Species identification of Panax ginseng throughout the entire industrial chain: From the ginseng field to highly processed products

Abstract

Panax ginseng has been highly treasured in Asian countries due to its long history, more types of pharmaceutically active ginsenosides, and prominent pharmacological effects. However, the potential adulteration of P. ginseng with P. quinquefolius or P. notoginseng poses serious health risks to consumers and disrupts market stability within the ginseng industry. To address this challenge, a simple real-time PCR assay for rapid screening of field P. ginseng and a reliable multiplex PCR method for species identification of highly processed ginseng products were respectively established, based on the InDel markers derived from nuclear and mitochondrial intron sequences.
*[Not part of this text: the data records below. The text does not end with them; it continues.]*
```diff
diff --git a/faster-qwen3-tts_amd/csrc/fq3_ctx.h b/faster-qwen3-tts_amd/csrc/fq3_ctx.h
--- a/faster-qwen3-tts_amd/csrc/fq3_ctx.h
+++ b/faster-qwen3-tts_amd/csrc/fq3_ctx.h
@@ -54,6 +54,8 @@
     int opt_m2 = 1;
     int opt_pred_attn = 1;
     int opt_rmax = 2;
+    int opt_pred_attn_pair = 1;
+    int opt_embed_merge = 1;
     int opt_flash_prefill = 1;
     int opt_flash_small = 1;
     int opt_swiglu_tile = 1;
diff --git a/faster-qwen3-tts_amd/csrc/sampler_wave.cuh b/faster-qwen3-tts_amd/csrc/sampler_wave.cuh
--- a/faster-qwen3-tts_amd/csrc/sampler_wave.cuh
+++ b/faster-qwen3-tts_amd/csrc/sampler_wave.cuh
@@ -175,9 +175,9 @@
 }
 
 template <typename T, int NC, bool NUCLEUS = false>
-__device__ __forceinline__ void sample_pred_wave_body(const DecodeState* st, const T* logits, int V, int cb,
-                                                      const SampleCfg& c_imm, const T* noise_imm, int* codes, int G,
-                                                      int64_t* out64, const T* next_emb, T* next_in, int H, const TeacherForcing* tf = nullptr) {
+__device__ __forceinline__ int sample_pred_wave_body(const DecodeState* st, const T* logits, int V, int cb,
+                                                     const SampleCfg& c_imm, const T* noise_imm, int* codes, int G,
+                                                     int64_t* out64, const T* next_emb, T* next_in, int H, const TeacherForcing* tf = nullptr) {
     __shared__ BlkSmem sm;
     Raw8<T> xraw[NC];
     issue_logits<T, NC>(xraw, logits, V);
@@ -185,7 +185,7 @@
     const T* noise = noise_imm;
     int frame = 0;
     if (st) {
-        if (st->done) return;
+        if (st->done) return -1;
         c.temperature = st->p_temperature; c.top_k = st->p_top_k; c.top_p = st->p_top_p; c.do_sample = st->p_do_sample;
         frame = st->frame;
         if (st->pred_noise)
@@ -214,6 +214,7 @@
                    for (int i = 0; i < 8; ++i) DT<T>::st(next_in + e + i, f[i]); }
         }
     }
+    return tok;
 }
 
 template <typename T, int NC>
@@ -221,6 +222,17 @@
                                                               SampleCfg c_imm, const T* noise_imm, int* codes, int G,
                                                               int64_t* out64, const T* next_emb, T* next_in, int H, const TeacherForcing* tf) {
     sample_pred_wave_body<T, NC>(st, logits, V, cb, c_imm, noise_imm, codes, G, out64, next_emb, next_in, H, tf);
+}
+
+struct EmbedSumArgs {
+    EmbTables tabs; void* x; const float* cos_tab; const float* sin_tab; int rope_len, rope_delta; float* rope_now;
+};
+template <typename T, int NC>
+__global__ __launch_bounds__(256) void sample_pred_embed_kernel(DecodeState* st, const T* logits, int V, int cb, SampleCfg c_imm,
+                                                               int* codes, int H, const TeacherForcing* tf, EmbedSumArgs es) {
+    const int tok = sample_pred_wave_body<T, NC>(st, logits, V, cb, c_imm, (const T*)nullptr, codes, 16, (int64_t*)nullptr,
+                                                 (const T*)nullptr, (T*)nullptr, H, tf);
+    embed_sum_body<T, 16>(st, es.tabs, codes, (T*)es.x, H, es.cos_tab, es.sin_tab, es.rope_len, es.rope_delta, es.rope_now, tok);
 }
 
 template <typename T, int NC, bool NUCLEUS = false>
```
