# archinetai/audio-diffusion-pytorch

Hardware: NVIDIA H100
Metric: audio-seconds/sec (2ch, 2^18 len) VSampler 50-step (higher is better)
Workload: dtype bf16

## Files before the change

audio_diffusion_pytorch_b200/csrc/common.cuh:

```cuda
#pragma once
#include <cuda.h>
#include <cuda_runtime.h>
#include <stdarg.h>
#include <stdint.h>
#include <stdio.h>

#include "../../include/adp_b200.h"

namespace adp {

int set_error(const char* fmt, ...);

#define ADP_CHECK(cond, ...)                         \
  do {                                               \
    if (!(cond)) return ::adp::set_error(__VA_ARGS__); \
  } while (0)

#define ADP_CUDA(expr)                                                                   \
  do {                                                                                   \
    cudaError_t e_ = (expr);                                                             \
    if (e_ != cudaSuccess)                                                               \
      return ::adp::set_error("%s failed: %s (%s:%d)", #expr, cudaGetErrorString(e_),    \
                              __FILE__, __LINE__);                                       \
  } while (0)

#define ADP_LAUNCH_CHECK() ADP_CUDA(cudaGetLastError())

int make_tmap_bf16(CUtensorMap* out, const void* base, int rank, const uint64_t* dims,
                   const uint64_t* strides_bytes, const uint32_t* box, int swizzle_bytes);

inline cudaStream_t as_stream(adp_stream_t s) { return reinterpret_cast<cudaStream_t>(s); }

struct SmemAttrCache { size_t set[64] = {}; };
template <typename Kern>
inline cudaError_t ensure_dyn_smem(Kern kernel, size_t bytes, SmemAttrCache& cache) {
  int dev = 0;
  cudaError_t e = cudaGetDevice(&dev);
  if (e != cudaSuccess) return e;
  size_t& cur = cache.set[dev & 63];
  if (bytes <= cur) return cudaSuccess;
  e = cudaFuncSetAttribute((const void*)kernel, cudaFuncAttributeMaxDynamicSharedMemorySize, (int)bytes);
  if (e == cudaSuccess) cur = bytes;
  return e;
}

extern int g_pdl;
template <typename Kern, typename... Args>
inline cudaError_t launch_k(Kern kernel, dim3 grid, dim3 block, size_t smem, cudaStream_t st,
                            Args... args) {
  cudaLaunchConfig_t cfg = {};
  cfg.gridDim = grid;
  cfg.blockDim = block;
  cfg.dynamicSmemBytes = smem;
  cfg.stream = st;
  cudaLaunchAttribute attr[1];
  attr[0].id = cudaLaunchAttributeProgrammaticStreamSerialization;
  attr[0].val.programmaticStreamSerializationAllowed = g_pdl ? 1 : 0;
  cfg.attrs = attr;
  cfg.numAttrs = 1;
  void* ptrs[] = {(void*)&args...};
  return cudaLaunchKernelExC(&cfg, (const void*)kernel, ptrs);
}

int num_sms();

template <typename K>
inline int one_wave_gx(K kernel, int threads, size_t smem, int B, int n_tiles) {
  int occ = 1;
  if (cudaOccupancyMaxActiveBlocksPerMultiprocessor(&occ, kernel, threads, smem) != cudaSuccess || occ < 1)
    occ = 1;
  int gx = (occ * num_sms()) / B;
  if (gx < 1) gx = 1;
  if (gx > n_tiles) gx = n_tiles;
  return gx;
}

inline int blocks_per_batch(int n_tiles, int B, int z = 1) {
  int gx = (num_sms() * 4 + B * z - 1) / (B * z);
  if (gx > n_tiles) gx = n_tiles;
  return gx < 1 ? 1 : gx;
}

inline bool ln_row_layout(int C, int* lpr, int* vpl) {
  const int vpr = C / 8;
  if (vpr <= 32) {
    int p = 1;
    while (p < vpr) p <<= 1;
    *lpr = p; *vpl = 1;
  } else {
    *lpr = 32; *vpl = (vpr + 31) / 32;
  }
  return *lpr * *vpl != vpr;
}

inline int capped_grid(int64_t n, int threads) {
  int64_t g = (n + threads - 1) / threads;
  if (g < 1) g = 1;
  if (g > num_sms() * 16) g = num_sms() * 16;
  return static_cast<int>(g);
}

}
```

audio_diffusion_pytorch_b200/csrc/conv_gemm.cu:

```cuda
#include "common.cuh"
#include "ptx.cuh"

namespace adp {

int g_debug[8] = {0, 0, 0, 0, 0, 0, 0, 0};

constexpr int kMaxStages = 8;
constexpr int kMaxGroups = 8;
constexpr int kSmemPerSM = 228 * 1024;
constexpr int kSmemPerBlock = 227 * 1024;

struct Gemm2Params {
  __nv_bfloat16* out;
  const __nv_bfloat16* residual;
  const float* bias;
  const float* gate;
  double* stats;
  int B, T, tiles_per_batch, c_in, ldo;
  int n_pad, n_valid;
  int ntaps, tap_off0, up_factor;
  int groups, group_size, group_shift;
  int out_fp32, ld_gate;
  int n_tiles_n, total_tiles, tiles_per_cta;
  int a_rows;
// ... 11 lines not shown

struct TileInfo {
  int b, t0, n0, phase, ch0, ntaps, min_off;
};

template <int BM>
__device__ __forceinline__ TileInfo tile_info(const Gemm2Params& p, int tile, int BN) {
  TileInfo ti;
  const int m_tile = tile / p.n_tiles_n;
  const int n_tile = tile - m_tile * p.n_tiles_n;
  ti.b = m_tile / p.tiles_per_batch;
  ti.t0 = (m_tile - ti.b * p.tiles_per_batch) * BM;
  ti.n0 = n_tile * BN;
  ti.phase = ti.n0 / p.n_pad;
  ti.ch0 = ti.n0 - ti.phase * p.n_pad;
  if (p.up_factor > 1) {
    if (ti.phase == 0) { ti.ntaps = 2; ti.min_off = -1; }
    else if (ti.phase == p.up_factor - 1) { ti.ntaps = 2; ti.min_off = 0; }
    else { ti.ntaps = 1; ti.min_off = 0; }
  } else {
    ti.ntaps = p.ntaps;
    ti.min_off = p.tap_off0;
  }
  return ti;
}
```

The real-time PCR assay, coupled with a simple NaOH-Tris DNA extraction method, facilitates high-throughput screening of field ginseng samples based on the Tm values of PCR products with a single pair of primers. The multiplex PCR assay, targeting the mitochondrial nad1 and nad5 InDel markers, could detect exogenous adulteration of P. quinquefolius or P. notoginseng at a remarkable detection limit of 0.001 ng and successfully identified the original species in various forms of highly processed ginseng products. The results indicate that mitochondrial InDel markers resist DNA degradation better than nuclear ones, making them more suitable for species identification in highly processed ginseng products that contain trace amounts of degraded DNA. The present study provides robust InDel marker-based methods for species identification across the entire ginseng industrial chain, from the ginseng field to final processed products, thereby serving as reliable tools for ensuring the authenticity of P. ginseng products.